I have a few questions regarding Internet security and IPs:

1. Would blocking my IP increase my security while browsing the 'Net?

2. If so, how can I block my IP?

3. What can people (hackers?) use IPs for? Can they get "into" your system if they know your IP address?

4. I always have personal sharing OFF and firewall ON. Is this enough for security?

Thanks for any help. I'm trying to understand these concepts on a more in-depth level.


----------



## ElDiabloConCaca (May 5, 2006)

You can't block your own IP.  "IP blocking" is basically telling the computer not to accept any connections from a certain IP Address (every computer and device connected to the internet has a unique IP address).  When you type in "google.com" and press enter, something called "DNS" takes over and converts "google.com" into something like "64.57.121.32", which is the actual IP address.
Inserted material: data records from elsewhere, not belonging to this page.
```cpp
template <bool FLT>
__device__ __forceinline__ void penc_transform_compact(const FrameGeom &g, const TilePos &tp, int wave, int n_coded, const int *slot_orig,
                                                       const uint4 *staged, int *xw, int lane, int16_t *__restrict__ coef,
                                                       uint8_t *__restrict__ recon, const int *qtab_lds, float qmagic)
{
    const PlaneGeom &p = g.p[tp.sp.plane];
    const int m = lane >> 3, i = lane & 7;
    const int slot = wave * 8 + m;
    const bool has = slot < n_coded;
    const long tile_mb0 = (long)tp.sp.stream * g.mbs_per_frame + p.mb0 + (long)(tp.plane_ty * kStripsPerWG) * p.bw + tp.sp.sx * kStripMB;
    const LaneQ lq{qtab_lds, i};
    const uint4 *sl = staged + (has ? slot : 0) * 32 + i * 4;
#pragma unroll
    for (int h = 0; h < 2; h++) {
        uint4 srow = sl[h], prow = sl[2 + h];
        if (!has) srow = prow = make_uint4(0, 0, 0, 0);
        const uint4 o = penc_half<FLT>(srow, prow, xw, m, i, lq, qmagic, recon != nullptr, [&]() {
#pragma unroll
            for (int j = 0; j < 2; j++) {
                const int ch = j * 64 + lane, sc = wave * 8 + (ch >> 4);
                if (sc < n_coded) {
                    const int og = slot_orig[sc];
                    int16_t *mb = coef + (tile_mb0 + (long)(og >> 3) * p.bw + (og & 7)) * 256;
                    st_stream(&reinterpret_cast<uint4 *>(mb)[h * 16 + (ch & 15)], reinterpret_cast<const uint4 *>(xw)[stage_chunk(ch)]);
                }
            }
        });
        if (recon && has) {
            const int orig = slot_orig[slot];
            uint8_t *dst = recon + (long)tp.sp.stream * g.pad_frame_bytes + p.pad_off +
                           (long)((tp.plane_ty * kStripsPerWG + (orig >> 3)) * 16 + i + 8 * h) * p.pw + tp.sp.x0 + (orig & 7) * 16;
            *reinterpret_cast<uint4 *>(dst) = o;
        }
    }
}

template <bool FLT>
__global__ __launch_bounds__(kThreads) PFV_WAVES_PER_EU(PFV_PENC_WAVES) void k_enc_pframe(FrameGeom g, const uint8_t *__restrict__ src,
                                                          const uint8_t *__restrict__ ref, int8_t *__restrict__ mv_out,
                                                          uint8_t *__restrict__ has_out, int16_t *__restrict__ coef,
                                                          uint8_t *__restrict__ recon, const QTab *__restrict__ qtabs,
                                                          float min_err, int neg2, float qmagic, int compact_max)
{
    __shared__ __attribute__((aligned(16))) uint8_t win_lds[16 + kWinAlloc];
    __shared__ __attribute__((aligned(16))) int red_lds[kStripsPerWG][kRedDwords];
    __shared__ __attribute__((aligned(16))) int qtab_lds[kQTabDwords];
    uint8_t *win = win_lds + 16;

    const int lane = threadIdx.x & 63, wave = __builtin_amdgcn_readfirstlane((int)(threadIdx.x >> 6));
    const int m = lane >> 3, i = lane & 7;
    const int vt = xcd_remap((int)blockIdx.x, (int)gridDim.x);
    const TilePos cur = locate_tile(g, vt, wave);
    const PlaneGeom &p = g.p[cur.sp.plane];
    if (wave == 0) fill_qtable<true, FLT>(qtab_lds, qtabs + p.qsel, lane);

    KMARK(0);
    KMARK_WHERE();
    issue_window(p, ref + (long)cur.sp.stream * g.pad_frame_bytes + p.pad_off, cur, win, wave, lane);
    uint4 rows[2];
    rows[0] = rows[1] = make_uint4(0, 0, 0, 0);
    if (cur.wave_valid) {
        const uint8_t *plane = frame_src(g, src, cur.sp.stream) + p.src_off;
        rows[0] = load_src16(plane, p, cur.sp.x0 + m * 16, cur.sp.y0 + i);
        rows[1] = load_src16(plane, p, cur.sp.x0 + m * 16, cur.sp.y0 + i + 8);
    }
    KMARK(1);
    __syncthreads();
    KMARK(2);
    SearchOut so;
    so.cx = so.cy = 0; so.coded = false;
    so.patch[0] = so.patch[1] = make_uint4(0, 0, 0, 0);
    if (cur.wave_valid) penc_search(g, cur, win, red_lds[wave], rows, lane, min_err, neg2, so);
    KMARK(7);
    const bool mb_valid = cur.wave_valid && m < cur.sp.n_mb;
    if (i == 0 && mb_valid) {
        const long mbi = (long)cur.sp.stream * g.mbs_per_frame + cur.sp.mb_first + m;
        mv_out[mbi * 2 + 0] = (int8_t)so.cx;
        mv_out[mbi * 2 + 1] = (int8_t)so.cy;
        has_out[mbi] = so.coded ? 1 : 0;
    }
    constexpr int kMaskAt = (kStripsPerWG - 1) * kRedDwords + kRedDwords - 8;
    int *red_all = &red_lds[0][0];
    {
        const unsigned long long bal = __ballot(so.coded);
        unsigned mine = 0;
#pragma unroll
        for (int k = 0; k < kStripMB; k++) mine |= (unsigned)((bal >> (8 * k)) & 1ull) << k;
        if (lane == 0) red_all[kMaskAt + wave] = (int)mine;
    }
    __syncthreads();
    KMARK(8);
    unsigned tile_mask = 0;
#pragma unroll
    for (int k = 0; k < kStripsPerWG; k++) tile_mask |= (unsigned)__builtin_amdgcn_readfirstlane(red_all[kMaskAt + k]) << (8 * k);
    int n_coded = __builtin_popcount(tile_mask), strips_coded = 0;
#pragma unroll
    for (int k = 0; k < kStripsPerWG; k++) strips_coded += ((tile_mask >> (8 * k)) & 0xffu) ? 1 : 0;
    int *xw = reinterpret_cast<int *>(win + win_first_issue(wave) * 1024);
    constexpr int kCompactMax = kPencCompactMax;
    constexpr int kSlotOrigAt = kCompactMax * 128;
    static_assert(kSlotOrigAt + kCompactMax <= kMaskAt, "staging area + slot table must fit below the strip masks");
    static_assert(kStripsPerWG * 8 <= 32, "one bit per macroblock of the tile");
    if (n_coded <= compact_max && ((n_coded + 7) >> 3) < strips_coded) {
        uint4 *stage4 = reinterpret_cast<uint4 *>(red_all);
        const int place = wave * 8 + m;
        if (so.coded) {
            const int slot = __builtin_popcount(tile_mask & ((1u << place) - 1u));
            uint4 *sl = stage4 + slot * 32 + i * 4;
            sl[0] = rows[0]; sl[1] = rows[1]; sl[2] = so.patch[0]; sl[3] = so.patch[1];
            if (i == 0) red_all[kSlotOrigAt + slot] = place;
        } else if (mb_valid) {
            const PlaneGeom &pp = g.p[cur.sp.plane];
            penc_store_skipped(coef + ((long)cur.sp.stream * g.mbs_per_frame + cur.sp.mb_first + m) * 256,
                               recon ? recon + (long)cur.sp.stream * g.pad_frame_bytes + pp.pad_off + (long)(cur.sp.y0 + i) * pp.pw + cur.sp.x0 + m * 16 : nullptr,
                               pp.pw, i, so.patch);
        }
        __syncthreads();
        if (wave * 8 < n_coded)
            penc_transform_compact<FLT>(g, cur, wave, n_coded, red_all + kSlotOrigAt, stage4, xw, lane, coef, recon, qtab_lds, qmagic);
    } else if (cur.wave_valid) {
        penc_transform<FLT>(g, cur, so, rows, xw, lane, coef, recon, qtab_lds, qmagic);
    }
    KMARK(11);
}

template <bool DPPRED>
__global__ __launch_bounds__(kThreads) PFV_WAVES_PER_EU(kPsWaves) void k_pf_search(FrameGeom g, const uint8_t *__restrict__ src,
                                                          const uint8_t *__restrict__ ref, int8_t *__restrict__ mv_out,
                                                          uint8_t *__restrict__ has_out, int16_t *__restrict__ coef,
                                                          uint8_t *__restrict__ recon, float min_err, int neg2)
{
    __shared__ __attribute__((aligned(16))) uint8_t win_lds[16 + kWinAlloc];
    __shared__ __attribute__((aligned(16))) int red_lds[DPPRED ? 1 : kStripsPerWG][DPPRED ? 4 : kRedDwords];
    uint8_t *win = win_lds + 16;

    const int lane = threadIdx.x & 63, wave = __builtin_amdgcn_readfirstlane((int)(threadIdx.x >> 6));
    const int m = lane >> 3, i = lane & 7;
    const int vt = xcd_remap((int)blockIdx.x, (int)gridDim.x);
    const TilePos cur = locate_tile(g, vt, wave);
    const PlaneGeom &p = g.p[cur.sp.plane];
    issue_window(p, ref + (long)cur.sp.stream * g.pad_frame_bytes + p.pad_off, cur, win, wave, lane);
    uint4 rows[2];
    rows[0] = rows[1] = make_uint4(0, 0, 0, 0);
    if (cur.wave_valid) {
        const uint8_t *plane = frame_src(g, src, cur.sp.stream) + p.src_off;
        rows[0] = load_src16(plane, p, cur.sp.x0 + m * 16, cur.sp.y0 + i);
        rows[1] = load_src16(plane, p, cur.sp.x0 + m * 16, cur.sp.y0 + i + 8);
    }
    __syncthreads();
    if (!cur.wave_valid) return;
    SearchOut so;
    penc_search<DPPRED>(g, cur, win, red_lds[DPPRED ? 0 : wave], rows, lane, min_err, neg2, so);
    if (m < cur.sp.n_mb) {
        const long mbi = (long)cur.sp.stream * g.mbs_per_frame + cur.sp.mb_first + m;
        if (i == 0) {
            mv_out[mbi * 2 + 0] = (int8_t)so.cx;
            mv_out[mbi * 2 + 1] = (int8_t)so.cy;
            has_out[mbi] = so.coded ? 1 : 0;
        }
        if (!so.coded)
            penc_store_skipped(coef + mbi * 256, recon ? recon + (long)cur.sp.stream * g.pad_frame_bytes + p.pad_off + (long)(cur.sp.y0 + i) * p.pw + cur.sp.x0 + m * 16 : nullptr,
                               p.pw, i, so.patch);
    }
}

constexpr int kTfStrips = 8;
__host__ __device__ __forceinline__ int tf_groups_of_plane(const PlaneGeom &p) { return (p.strips_x * p.bh + kTfStrips - 1) / kTfStrips; }
__host__ __device__ __forceinline__ int tf_groups_per_frame(const FrameGeom &g)
{
    int n = 0;
    for (int k = 0; k < g.n_planes; k++) n += tf_groups_of_plane(g.p[k]);
    return n;
}

template <bool FLT>
__global__ __launch_bounds__(64) PFV_WAVES_PER_EU(kTfWaves) void k_pf_transform(FrameGeom g, const uint8_t *__restrict__ src, const uint8_t *__restrict__ ref,
                                                     const int8_t *__restrict__ mv, const uint8_t *__restrict__ has, int16_t *__restrict__ coef,
                                                     uint8_t *__restrict__ recon, const QTab *__restrict__ qtabs, float qmagic)
{
    __shared__ __attribute__((aligned(16))) int xw[kXchgDwords];
    __shared__ __attribute__((aligned(16))) int qtab_lds[kQTabDwords];
    __shared__ __attribute__((aligned(16))) int strip_tab[kTfStrips][4];
    __shared__ int slot_tab[64];
    __shared__ int pass_mbi[kStripMB];

    const int lane = threadIdx.x & 63, m = lane >> 3, i = lane & 7;
    const int gpf = tf_groups_per_frame(g);
    const int gq = xcd_remap((int)blockIdx.x, (int)gridDim.x);
    const int stream = gq / gpf;
    int gr = gq - stream * gpf, plane = 0;
    for (; plane + 1 < g.n_planes && gr >= tf_groups_of_plane(g.p[plane]); plane++) gr -= tf_groups_of_plane(g.p[plane]);
    const PlaneGeom &p = g.p[plane];
    const int strips_p = p.strips_x * p.bh;
    const int s_first = gr * kTfStrips;

    bool coded = false;
    int cxy = 0;
    {
        const int s = s_first + m;
        const int by = s / p.strips_x, sx = s - by * p.strips_x;
        const int n_mb = min(kStripMB, p.bw - sx * kStripMB), mb_first = p.mb0 + by * p.bw + sx * kStripMB;
        if (i == 0) reinterpret_cast<int4 *>(strip_tab[m])[0] = make_int4(sx * (kStripMB * 16), by * 16, mb_first, 0);
        if (s < strips_p && i < n_mb) {
            const long mbi = (long)stream * g.mbs_per_frame + mb_first + i;
            if (has[mbi]) {
                coded = true;
                cxy = ((int)mv[mbi * 2 + 0] & 0xff) << 8 | ((int)mv[mbi * 2 + 1] & 0xff) << 16;
            }
        }
    }
    const unsigned long long bal = __ballot(coded);
    const int n_coded = __builtin_popcountll(bal);
    if (n_coded == 0) return;
    if (coded) slot_tab[__builtin_amdgcn_mbcnt_hi((unsigned)(bal >> 32), __builtin_amdgcn_mbcnt_lo((unsigned)bal, 0u))] = lane | cxy;
    fill_qtable<true, FLT>(qtab_lds, qtabs + p.qsel, lane);
    wave_lds_sync();

    const LaneQ lq{qtab_lds, i};
    const uint8_t *splane = frame_src(g, src, stream) + p.src_off;
    const uint8_t *rplane = ref + (long)stream * g.pad_frame_bytes + p.pad_off;
    uint8_t *oplane = recon ? recon + (long)stream * g.pad_frame_bytes + p.pad_off : nullptr;
    int16_t *coef_frame = coef + (long)stream * g.mbs_per_frame * 256;
    for (int k0 = 0; k0 < n_coded; k0 += kStripMB) {
        const bool has_slot = k0 + m < n_coded;
        if (i == 0) {
            int mbf = -1;
            if (has_slot) {
                const int e = slot_tab[k0 + m];
                mbf = strip_tab[(e >> 3) & 7][2] + (e & 7);
            }
            pass_mbi[m] = mbf;
        }
#pragma unroll
        for (int h = 0; h < 2; h++) {
            uint4 srow = make_uint4(0, 0, 0, 0), prow = srow;
            if (has_slot) {
                const int e = slot_tab[k0 + m];
                const int4 st = reinterpret_cast<const int4 *>(strip_tab[(e >> 3) & 7])[0];
                const int mbx = st.x + (e & 7) * 16, y = st.y + i + 8 * h;
                const int cx = (int)(int8_t)(e >> 8), cy = (int)(int8_t)(e >> 16);
                srow = load_src16(splane, p, mbx, y);
                prow = load_unaligned16(rplane + (long)(y + cy) * p.pw + (mbx + cx));
            }
            const uint4 o = penc_half<FLT, true>(srow, prow, xw, m, i, lq, qmagic, recon != nullptr, [&]() {
#pragma unroll
                for (int j = 0; j < 2; j++) {
                    const int ch = j * 64 + lane, mbf = pass_mbi[ch >> 4];
                    if (mbf >= 0)
                        st_stream(&reinterpret_cast<uint4 *>(coef_frame + (long)mbf * 256)[h * 16 + (ch & 15)], reinterpret_cast<const uint4 *>(xw)[stage_chunk(ch)]);
                }
            });
            if (oplane && has_slot) {
                const int e = slot_tab[k0 + m];
                const int4 st = reinterpret_cast<const int4 *>(strip_tab[(e >> 3) & 7])[0];
                *reinterpret_cast<uint4 *>(oplane + (long)(st.y + i + 8 * h) * p.pw + st.x + (e & 7) * 16) = o;
            }
        }
        wave_lds_sync();
    }
}

constexpr int kThreads16 = 64 * 2 * kStripsPerWG;
constexpr int kWaves16 = 2 * kStripsPerWG;
constexpr int kRedPitch16 = 144;
static_assert(4 * kRedPitch16 <= kRedDwords, "the 16-lane reduction layout fits the reduction region");
static_assert(kStripsPerWG * kXchgDwords * 4 <= kWinAlloc && kStripsPerWG * kXchgDwords <= kWaves16 * kRedDwords, "exchange regions of 8 wavefronts");
__device__ __forceinline__ constexpr int win_first_issue16(int w) { return (w * kWinIssues + kWaves16 - 1) / kWaves16; }
constexpr int kRowRor8 = 0x128;

__device__ __forceinline__ int mb_sum16(int v)
{
    v = mb_sum(v);
// ... 503 lines not shown
```

Measured before the change: 1.422 billion.

## Compact P-frame transforms at half-macroblock granularity with a unified LDS layout

New measurement: 1.434 billion, median of 6. Within noise of the previous version (+0.9%).

```diff
diff --git a/pretty-fast-video_amd/csrc/pfv_kernels.hip b/pretty-fast-video_amd/csrc/pfv_kernels.hip
--- a/pretty-fast-video_amd/csrc/pfv_kernels.hip
+++ b/pretty-fast-video_amd/csrc/pfv_kernels.hip
@@ -688,7 +688,7 @@
 constexpr int kPencSplit = -1;
 constexpr int kPsWaves = 7;
 constexpr int kTfWaves = 7;
-constexpr int kPencCompactMax = 16;
+constexpr int kPencCompactMax = 28;
 constexpr int kRedPitch = 72;
 constexpr int kRedDwords = kStripMB * kRedPitch;
 struct SearchLane {
@@ -989,6 +989,13 @@
     (void)r;
 #endif
 }
+__device__ __forceinline__ int opaque_lane(int l)
+{
+#ifndef PFV_HIPEMU
+    asm volatile("" : "+v"(l));
+#endif
+    return l;
+}
 template <bool FLT, bool REUNPACK = false, class Store>
 __device__ __forceinline__ uint4 penc_half(const uint4 &srow, const uint4 &prow, int *xw, int m, int i, const LaneQ &lq, float qmagic, bool want_recon,
                                            Store &&store)
@@ -1083,41 +1090,62 @@
 }
 
 template <bool FLT>
-__device__ __forceinline__ void penc_transform_compact(const FrameGeom &g, const TilePos &tp, int wave, int n_coded, const int *slot_orig,
+__device__ __forceinline__ void penc_transform_compact(const FrameGeom &g, const TilePos &tp, int wave, int n_coded, const int *rank_place,
                                                        const uint4 *staged, int *xw, int lane, int16_t *__restrict__ coef,
                                                        uint8_t *__restrict__ recon, const int *qtab_lds, float qmagic)
 {
     const PlaneGeom &p = g.p[tp.sp.plane];
     const int m = lane >> 3, i = lane & 7;
-    const int slot = wave * 8 + m;
-    const bool has = slot < n_coded;
     const long tile_mb0 = (long)tp.sp.stream * g.mbs_per_frame + p.mb0 + (long)(tp.plane_ty * kStripsPerWG) * p.bw + tp.sp.sx * kStripMB;
     const LaneQ lq{qtab_lds, i};
-    const uint4 *sl = staged + (has ? slot : 0) * 32 + i * 4;
-#pragma unroll
-    for (int h = 0; h < 2; h++) {
-        uint4 srow = sl[h], prow = sl[2 + h];
-        if (!has) srow = prow = make_uint4(0, 0, 0, 0);
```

An IP address is a requirement if you're looking to connect to another machine -- just like a street address is a requirement if you wanna go to someone's house.  If you don't know their exact street address but can remember where the house is, that's like "DNS."  DNS just makes it easy for us, so we don't have to remember that 64.57.121.32 gets us to Google.com -- we just type "Google.com" and DNS takes care of the rest.  If you don't want someone connecting to your machine from a certain IP address, you can block that IP address -- but for home systems, this usually isn't necessary unless you have a good reason.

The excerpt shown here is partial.